*** Information Section Begins ***

int utv2_conv_clock_probe(double* ghz, double* lifetime_us);
int utv2_conv2d_nhwc_fwd_bf16(const void* x, int x_dtype, const void* w16, void* y, int y_dtype, const float* scale,
                              const float* bias, const void* residual, const void* mask, const void* post_mask, int N, int H, int W, int C, int K,
                              int KH, int KW, int stride, int pad, int in_dil, int OH, int OW, int relu, int accumulate,
                              utv2_stream_t stream);
int utv2_conv2d_nhwc_fwd_bf16_ri(const void* x, int x_dtype, const void* w16, void* y, int y_dtype, const float* scale,
                                 const float* bias, const void* residual, const void* mask, const void* post_mask, int N, int H, int W, int C,
                                 int K, int KH, int KW, int stride, int pad, int in_dil, int OH, int OW, int relu, int accumulate,
                                 const int* rowinfo, utv2_stream_t stream);
int utv2_conv2d_nhwc_fwd_bf16_bits(const void* x, int x_dtype, const void* w16, void* y, int y_dtype, const float* scale,
                                   const float* bias, const void* residual, const void* mask, const void* post_mask, int N, int H, int W,
                                   int C, int K, int KH, int KW, int stride, int pad, int in_dil, int OH, int OW, int relu, int accumulate,
                                   const int* rowinfo, void* relu_bits, const void* mask_bits, const void* post_mask_bits,
                                   utv2_stream_t stream);
int utv2_conv2d_ml_fwd_bf16(const void* x, int x_dtype, const void* w16, void* y, int y_dtype, const float* scale,
                            const float* bias, const void* residual, int nlev, const int* H_host, const int* W_host, int N,
                            int C, int K, int KH, int KW, int pad, int relu, int accumulate, utv2_stream_t stream);
int utv2_conv2d_ml_fwd_bf16_g(const void* x, int x_dtype, int x_pitch, const void* w16, void* y, int y_dtype, int y_pitch,
                              const float* scale, const float* bias, const void* residual, int nlev, const int* H_host,
                              const int* W_host, int N, int C, int K, int KH, int KW, int pad, int relu, int accumulate, int groups,
                              float* gn_part, const int* rowinfo, utv2_stream_t stream);
int utv2_conv2d_ml_fwd_bf16_gnb(const void* x, int x_pitch, const void* w16, void* y, int nlev, const int* H_host, const int* W_host, int N,
                                int C, int K, int KH, int KW, int pad, int groups, const int* rowinfo, const void* mask_bits,
                                const void* gnb_x, float* gnb_part, utv2_stream_t stream);
int utv2_conv2d_wgrad_bf16_splits(int M, int K, int Kred);
int64_t utv2_conv2d_wgrad_bf16_workspace_floats(int M, int K, int Kred);
int utv2_conv2d_wgrad_bf16(const void* x, int x_dtype, const void* dy, int dy_dtype, float* dw, float* db, float* ws,
                           const int* rowinfo, const float* rowscale, int M, int C, int K, int KH, int KW, int accumulate,
                           utv2_stream_t stream);
int utv2_conv2d_wgrad_bf16_g(const void* x, int x_dtype, int x_pitch, const void* dy, int dy_dtype, int dy_pitch, float* dw, float* db,
                             float* ws, const int* rowinfo, const float* rowscale, int M, int C, int K, int KH, int KW, int accumulate,
                             int groups, utv2_stream_t stream);
int utv2_conv2d_wgrad_bf16_d(const void* x, int x_dtype, int x_pitch, const void* dy, int dy_dtype, int dy_pitch, float* dw, float* db,
                             float* ws, const int* rowinfo, const float* rowscale, int M, int C, int K, int KH, int KW, int accumulate,
                             int groups, void* pending, utv2_stream_t stream);
int64_t utv2_wgrad_fold_table_bytes(void);
int utv2_wgrad_fold_pending(const void* pending);
int utv2_wgrad_fold_flush(void* pending, utv2_stream_t stream);
int utv2_conv2d_stem_fwd_bf16(const void* xpad16, const void* w16s, void* y, int y_dtype, const float* scale,
                              const float* bias, int N, int H, int W, int K, int OH, int OW, int relu, utv2_stream_t stream);
int utv2_rowinfo_nhwc(int* out, int N, int H, int W, int OH, int OW, int stride, int pad, int KH, int KW, int64_t start,
                      utv2_stream_t stream);
int utv2_f32_to_bf16(const float* src, void* dst16, int64_t n, utv2_stream_t stream);
int utv2_weight_flip_transpose_bf16(const float* w, void* wt16, const float* scale, int K, int KH, int KW, int C,
                                    utv2_stream_t stream);
int utv2_pad_cols_bf16(const void* src, int src_dtype, void* dst16, int64_t rows, int c, int cpad, utv2_stream_t stream);
int utv2_weight_flip_transpose_bf16_batched(const float* arena, const float* scales, void* bank, const void* table, int nlayers,
                                            utv2_stream_t stream);

int utv2_ema_axpby(float* teacher, const float* student, int64_t n, double keep_rate, utv2_stream_t stream);
int utv2_sgd_momentum(float* param, float* grad, float* mom_buf, int64_t n, float lr, float momentum, float weight_decay,
                      float grad_scale, int zero_grad, utv2_stream_t stream);
int utv2_amp_found_inf(const float* grad, int64_t n, float* state, utv2_stream_t stream);
int utv2_sgd_momentum_amp(float* param, const float* grad, float* mom_buf, int64_t n, float lr, float momentum, float weight_decay,
                          float grad_scale, const float* state, utv2_stream_t stream);
int utv2_amp_update_scale(float* state, float growth_factor, float backoff_factor, int growth_interval, utv2_stream_t stream);
int utv2_ema_axpby_m16(float* teacher, const float* student, void* mirror16, int64_t n, double keep_rate, utv2_stream_t stream);
int utv2_sgd_momentum_m16(float* param, float* grad, float* mom_buf, void* mirror16, int64_t n, float lr, float momentum, float weight_decay,
                          float grad_scale, int zero_grad, utv2_stream_t stream);
int utv2_sgd_momentum_amp_m16(float* param, const float* grad, float* mom_buf, void* mirror16, int64_t n, float lr, float momentum,
                              float weight_decay, float grad_scale, const float* state, utv2_stream_t stream);
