@@ -165,11 +195,19 @@
     return hipGetLastError();
 }
 
-hipError_t pt_launch_tile_order(const ptd::dslots& L, hipStream_t st, uint32_t groups, uint32_t group)
+hipError_t pt_launch_tile_order(const ptd::dslots& L, hipStream_t st, uint32_t groups, uint32_t group, uint32_t granule,
+                                uint32_t* units)
 {
     if (!L.order || L.tile_count == 0 || groups == 0 || group >= groups) return hipSuccess;
-    hipLaunchKernelGGL(ptd::tile_order_kernel, dim3(1), dim3(1024), 0, st, L.tilecost, L.order, L.tile_count, groups,
-                       group, pt_tile_group_start(L.tile_count, groups, group));
+    if (granule == PT_BLOCK_MAP_RUN_GRANULE) {
+        if (!units) return hipErrorInvalidValue;
+        hipLaunchKernelGGL(ptd::tile_order_kernel<true>, dim3(2), dim3(1024), 0, st, L.tilecost, L.order, L.tile_count,
+                           groups, group, pt_group_tile_start(L.tile_count, groups, group, granule), units,
+                           pt_group_unit_start(L.tile_count, groups, group, granule));
+    } else {
+        hipLaunchKernelGGL(ptd::tile_order_kernel<false>, dim3(1), dim3(1024), 0, st, L.tilecost, L.order, L.tile_count,
+                           groups, group, pt_tile_group_start(L.tile_count, groups, group), (uint32_t*)nullptr, 0u);
+    }
     return hipGetLastError();
 }
 
diff --git a/path-tracer_amd/csrc/hip/kernels.hpp b/path-tracer_amd/csrc/hip/kernels.hpp
--- a/path-tracer_amd/csrc/hip/kernels.hpp
+++ b/path-tracer_amd/csrc/hip/kernels.hpp
@@ -5,6 +5,7 @@
 #include "../../../include/pt_packed.h"
 #include "../../../include/pt_api.h"
 #include "../../../include/pt_raykey.h"
+#include "../../../include/pt_blockmap.h"
 
 namespace ptd {
 
@@ -65,7 +66,9 @@
 hipError_t pt_launch_raygen(const ptd::dscene& S, const ptd::dslots& L, const ptd::dframe& F, const ptd::dparams& P,
                             hipStream_t st);
 hipError_t pt_launch_extend(const ptd::dscene& S, const ptd::dslots& L, const ptd::dframe& F, uint32_t* spill,
-                            hipStream_t st, bool train = false);
+                            hipStream_t st, bool train = false, const uint32_t* units = nullptr,
+                            uint32_t unit_count = 0);
+bool pt_block_map_run_supported(const ptd::dscene& S, bool spill);
 bool pt_length_train_supported(const ptd::dscene& S, bool spill);
 bool pt_length_order_supported(uint32_t scene_mats);
 hipError_t pt_launch_length_classes(uint32_t* sum, uint32_t* cnt, uint8_t* cls, hipStream_t st);
@@ -150,7 +153,8 @@
     for (uint32_t h = 0; h < group; h++) s += pt_tile_group_count(tiles, groups, h);
     return s;
 }
-hipError_t pt_launch_tile_order(const ptd::dslots& L, hipStream_t st, uint32_t groups = 1, uint32_t group = 0);
+hipError_t pt_launch_tile_order(const ptd::dslots& L, hipStream_t st, uint32_t groups = 1, uint32_t group = 0,
+                                uint32_t granule = 1, uint32_t* units = nullptr);
 hipError_t pt_launch_guard(const uint32_t* done, uint32_t words, uint64_t target, uint32_t* flags, hipStream_t st);
 uint32_t pt_round_capacity(uint32_t scene_mats, bool stack16, uint32_t cu_count);
 hipError_t pt_launch_round(const ptd::dscene& S, const ptd::dslots& L, const ptd::dframe& F, const ptd::dparams& P,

*** Information Section Ends ***

**Aim of the exercise**.
Which lines run from the first of the listing to the line containing "int utv2_conv2d_nhwc_fwd_bf16_ri(const void*"? Reproduce those exactly, both ends included.

**Answer**.
int utv2_conv_clock_probe(double* ghz, double* lifetime_us);
int utv2_conv2d_nhwc_fwd_bf16(const void* x, int x_dtype, const void* w16, void* y, int y_dtype, const float* scale,
                              const float* bias, const void* residual, const void* mask, const void* post_mask, int N, int H, int W, int C, int K,
                              int KH, int KW, int stride, int pad, int in_dil, int OH, int OW, int relu, int accumulate,
                              utv2_stream_t stream);
int utv2_conv2d_nhwc_fwd_bf16_ri(const void* x, int x_dtype, const void* w16, void* y, int y_dtype, const float* scale,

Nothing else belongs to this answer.